23 / 80
冤罪の功罪 3
しおりを挟む
ここまで辿り着ければ、あとは予定通りに事を運ぶだけだ。
隣に座っているシェルニティは、間もなく、正妻ではなくなる。
ならば、あと少しの間、不快さに耐えればいい。
クリフォードは、不快な気分を紛らわせるために、手順を思い浮かべていた。
「皆様、お集まりになられましたので、これより審議を始めさせていただきます」
宰相リカラス・ウィリュアートンの言葉により、審議が開始となる。
口は挟まないまでも、その場には王族の面々も集まっていた。
謁見の前に、国王の姿を目にすることができたのは幸いだったかもしれない。
面識があれば、謁見当日の緊張が和らぐ。
「このたびの審議はクリフォード・レックスモア侯爵からの、婚姻解消の申し立てによるものです。間違いありませんか?」
「ええ、間違いございません」
シェルニティは、驚いているはずだ。
なにしろ、説明もなしに、ここに連れて来ている。
が、それも策の内だ。
言い訳を考える余裕を与えないことで、状況を有利にしたかった。
(どうせ、この女のことだ。うなずくくらいのことしかできないだろうが、念には念を入れておくべきだからな)

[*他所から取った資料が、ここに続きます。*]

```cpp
__global__ __launch_bounds__(LMAZE_BLOCK) void expand_planes_kernel(const ExpandPlanesArgs a) {
    extern __shared__ int4 lds4[];
    const int g = a.g, E = a.expansion, C = a.channels;
    const int PC = g * g, S = g * E, PLANE = S * S, L = C * PLANE;
    float* src = reinterpret_cast<float*>(lds4);
    uint16_t* rowmap = reinterpret_cast<uint16_t*>(src + C * PC);
    uint16_t* colmap = rowmap + S;
    const int tid = threadIdx.x;
    for (int64_t i = blockIdx.x; i < a.n; i += gridDim.x) {
        __syncthreads();
        for (int k = tid; k < C * PC; k += LMAZE_BLOCK) src[k] = a.planes[(size_t)i * C * PC + k];
        for (int k = tid; k < S; k += LMAZE_BLOCK) {
            rowmap[k] = (uint16_t)((k / E) * g);
            colmap[k] = (uint16_t)(k / E);
        }
        __syncthreads();
        const size_t B = (size_t)i * L;
        const size_t a0 = (B + 3) & ~(size_t)3, a1 = (B + L) & ~(size_t)3;
        auto value = [&](int local) -> float {
            const int c = local / PLANE;
            const int rem = local - c * PLANE;
            const int row = rem / S, col = rem - row * S;
            return src[c * PC + rowmap[row] + colmap[col]];
        };
        if (tid < (int)(a0 - B)) a.out[B + tid] = value(tid);
        if (tid < (int)(B + L - a1)) a.out[a1 + tid] = value((int)(a1 - B) + tid);
        const int nq = (int)((a1 - a0) >> 2);
        float4* out4 = reinterpret_cast<float4*>(a.out + a0);
        const int head = (int)(a0 - B);
        for (int q = tid; q < nq; q += LMAZE_BLOCK) {
            const int local = head + (q << 2);
            int c = local / PLANE;
            int rem = local - c * PLANE;
            int row = rem / S, col = rem - row * S;
            float v[4];
#pragma unroll
            for (int j = 0; j < 4; ++j) {
                v[j] = src[c * PC + rowmap[row] + colmap[col]];
                if (++col == S) {
                    col = 0;
                    if (++row == S) { row = 0; ++c; }
                }
            }
            out4[q] = make_float4(v[0], v[1], v[2], v[3]);
        }
    }
}

template <int GT, int ET, bool NT>
__global__ __launch_bounds__(LMAZE_BLOCK) void expand_planes_stream_kernel(const ExpandPlanesArgs a, int chunk_floats) {
    constexpr int PC = GT * GT, S = GT * ET, PLANE = S * S;
    extern __shared__ int4 lds4[];
    float* src = reinterpret_cast<float*>(lds4);
    const int tid = threadIdx.x;
    const int64_t total = a.n * (int64_t)a.channels * PLANE;
    const int64_t f0 = (int64_t)blockIdx.x * chunk_floats;
    const int len = (int)min((int64_t)chunk_floats, total - f0);
    const int64_t p0 = f0 / PLANE;
    const int off0 = (int)(f0 - p0 * PLANE);
    const int np = (off0 + len + PLANE - 1) / PLANE;
    for (int k = tid; k < np * PC; k += LMAZE_BLOCK) src[k] = a.planes[(size_t)p0 * PC + k];
    __syncthreads();
    float* dst = a.out + f0;
    static_assert(ET >= 4, "four consecutive output columns span at most two cells");
    for (int q = tid; (q << 2) < len; q += LMAZE_BLOCK) {
        const int local = off0 + (q << 2);
        const int p = local / PLANE;
        const int rem = local - p * PLANE;
        const int row = rem / S, col = rem - row * S;
        const float* r0 = src + p * PC + (row / ET) * GT;
        const int k0 = col / ET;
        const float v0 = r0[k0], v1 = r0[k0 + 1];
        int row1 = row + 1, p1 = p;
        if (row1 == S) { row1 = 0; ++p1; }
        const float vw = src[p1 * PC + (row1 / ET) * GT];
        const int edge = (k0 + 1) * ET;
        float v[4];
#pragma unroll
        for (int j = 0; j < 4; ++j) {
            const int cj = col + j;
            v[j] = cj >= S ? vw : (cj >= edge ? v1 : v0);
        }
        const int count = len - (q << 2);
        if (count >= 4) {
            if (NT) {
                typedef float f4 __attribute__((ext_vector_type(4)));
                f4 t = {v[0], v[1], v[2], v[3]};
                stream_store16(reinterpret_cast<f4*>(dst) + q, t);
            } else {
                reinterpret_cast<float4*>(dst)[q] = make_float4(v[0], v[1], v[2], v[3]);
// ... 517 lines not shown
```
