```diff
diff --git a/hamgnn_amd/csrc/tp_stage.h b/hamgnn_amd/csrc/tp_stage.h
--- a/hamgnn_amd/csrc/tp_stage.h
+++ b/hamgnn_amd/csrc/tp_stage.h
@@ -8,6 +8,8 @@
 struct IsHidden { f16x8 hi[2], lo[2]; };
 #define IS_SPLIT_H_EXP 6
 #define IS_SPLIT_H_SCALE 64.f
+#define IS_AHEAD_RT 2
+struct IsAhead { f32x4 S[IS_AHEAD_RT]; int valid; };
 
 #ifndef IS_NW
 #define IS_NW 4
@@ -39,6 +41,7 @@
     int tile_shift;
     int s_split;
     float s_scale;
+    int s_ahead;
     const int64_t* idx[4];
     int rot_mask;
     const int64_t* eperm;
diff --git a/hamgnn_amd/ops.py b/hamgnn_amd/ops.py
--- a/hamgnn_amd/ops.py
+++ b/hamgnn_amd/ops.py
@@ -60,6 +60,7 @@
 
 
 S_SPLIT_OFF = os.environ.get("HG_S_SPLIT", "1") == "0"
+S_AHEAD_OFF = os.environ.get("HG_S_AHEAD", "1") == "0"
 W3_SPLIT_PENDING: list = []
 REPLAY_SPLIT = False
 REPLAY_SPLIT_TILES = int(os.environ.get("HG_REPLAY_SPLIT_TILES", "1024"))
@@ -149,9 +150,14 @@
         W3_SPLIT_PENDING.append((self, w3_split_refill(self.weights, se, so, dh, dl, sc_, lo_)))
 
     def part_table_host(self, sc) -> np.ndarray:
-        if (getattr(self, "_w3_split_off", False) or S_SPLIT_OFF) and int(sc.part_table[0][12]):
+        split_off = (getattr(self, "_w3_split_off", False) or S_SPLIT_OFF) and int(sc.part_table[0][12])
+        ahead_off = S_AHEAD_OFF and int(sc.part_table[0][14])
+        if split_off or ahead_off:
             pt = sc.part_table.copy()
-            pt[:, 12] = 0
+            if split_off:
+                pt[:, 12] = 0
+            if ahead_off:
+                pt[:, 14] = 0
             return pt
         return sc.part_table
 
diff --git a/hamgnn_amd/plan/schedule_is.py b/hamgnn_amd/plan/schedule_is.py
--- a/hamgnn_amd/plan/schedule_is.py
+++ b/hamgnn_amd/plan/schedule_is.py
@@ -14,6 +14,7 @@
 IS_BLOCK_I32 = 8
 IS_PHASE_I32 = 8
 IS_LDS_BYTES = 80 * 1024
+AHEAD_RT = 2
 IS_ITEM_I32 = 24
 
 
@@ -125,6 +126,7 @@
     lite_flag = int(np.isin(prog.item_table[:, 0], (IT_LINC, IT_LINM, IT_POST)).any())
     s_split = int(bool(getattr(prog, "w3_regions", None)) and getattr(prog, "w3_split_ok", True))
     s_exp = int(getattr(prog, "w3_exp", 0))
+    s_ahead = int(bool(s_split) and not lite_flag)
     if lite_flag and np.isin(prog.item_table[:, 0], (IT_TP, IT_LIN)).any():
         raise NotImplementedError("input-stationary schedule: a program mixes lite_mode items with tensor-product / Linear items")
     key_of = [prog.seg_key.get(sg, sg) for sg in range(nseg)]
@@ -174,12 +176,12 @@
             o_ = 0
             for b_ in bins_:
                 parttab.append([len(segs_all), len(sub["segs"]), len(ptab) + o_, len(b_), sub["trash_off"], sub["stage_off"], sub["ctr_off"],
-                                sub["copy_stride"], sub["rowtab_off"], len(rowtab_all), len(sub["rowtab"]), lite_flag, s_split, s_exp, 0, 0])
+                                sub["copy_stride"], sub["rowtab_off"], len(rowtab_all), len(sub["rowtab"]), lite_flag, s_split, s_exp, s_ahead, 0])
                 o_ += len(b_)
             atomic_any = True
         else:
             parttab.append([len(segs_all), len(sub["segs"]), len(ptab), len(sub["ptab"]), sub["trash_off"], sub["stage_off"], sub["ctr_off"],
-                            sub["copy_stride"], sub["rowtab_off"], len(rowtab_all), len(sub["rowtab"]), lite_flag, s_split, s_exp, 0, 0])
+                            sub["copy_stride"], sub["rowtab_off"], len(rowtab_all), len(sub["rowtab"]), lite_flag, s_split, s_exp, s_ahead, 0])
         rowtab_all += sub["rowtab"]
         phase_cls_all += sub["phase_cls"]
         segs_all += list(sub["segs"])
@@ -499,3 +501,27 @@
     ctr_off = stage_off + stage_floats
     return dict(segs=segs2.astype(np.int32), btab=btab, ptab=ptab, gtab=gtab, items=wide, trash_off=trash_off, stage_off=stage_off, remap=remap,
                 phase_crit=phase_crit, phase_touch=phase_touch, phase_cls=phase_cls, rowtab=rowtab, rowtab_off=rowtab_off, ctr_off=ctr_off, copy_stride=copy_stride, balance=tot / (waves * crit) if crit else 1.0, crit=crit)
+
+
+def ahead_coverage(sc: IsSchedule) -> Dict[str, int]:
+    out = dict(ahead_1=0, ahead_2=0, too_tall=0, other_mlp=0, linear=0, first=0, single_groups=0, items=int(sc.item_table.shape[0]), groups=0)
+    for part in sc.part_table:
+        for ph in range(int(part[2]), int(part[2]) + int(part[3])):
+            g0, g1, cls = (int(v) for v in sc.phase_table[ph][2:5])
+            for gi in range(g0, g1):
+                ib, ie = (int(v) for v in sc.group_table[gi])
+                if ie <= ib:
+                    continue
+                out["groups"] += 1
+                out["first"] += 1
+                out["single_groups"] += int(ie - ib == 1)
+                for rec in sc.item_table[ib + 1:ie]:
+                    if int(rec[0]) != IT_TP:
+                        out["linear"] += 1
+                    elif cls < 0 or int(rec[10]) != cls:
+                        out["other_mlp"] += 1
+                    elif int(rec[9]) > AHEAD_RT:
+                        out["too_tall"] += 1
+                    else:
+                        out["ahead_%d" % int(rec[9])] += 1
+    return out
```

クリフォードは、向かいの席に並ぶ重臣たちに、軽く視線を走らせる。
目を合わせはしなかったが、イノックエルの姿があることには気づいた。
イノックエルは、当事者の父であるため、本来、この場には呼ばれないはずだ。
が、娘が呼ばれていると知り、無理に捻じ込んで来たに違いない。
(あいつは、そういう奴だ。狡猾で、傲慢な男。この場に来たことを後悔するほど大恥をかかせてやる)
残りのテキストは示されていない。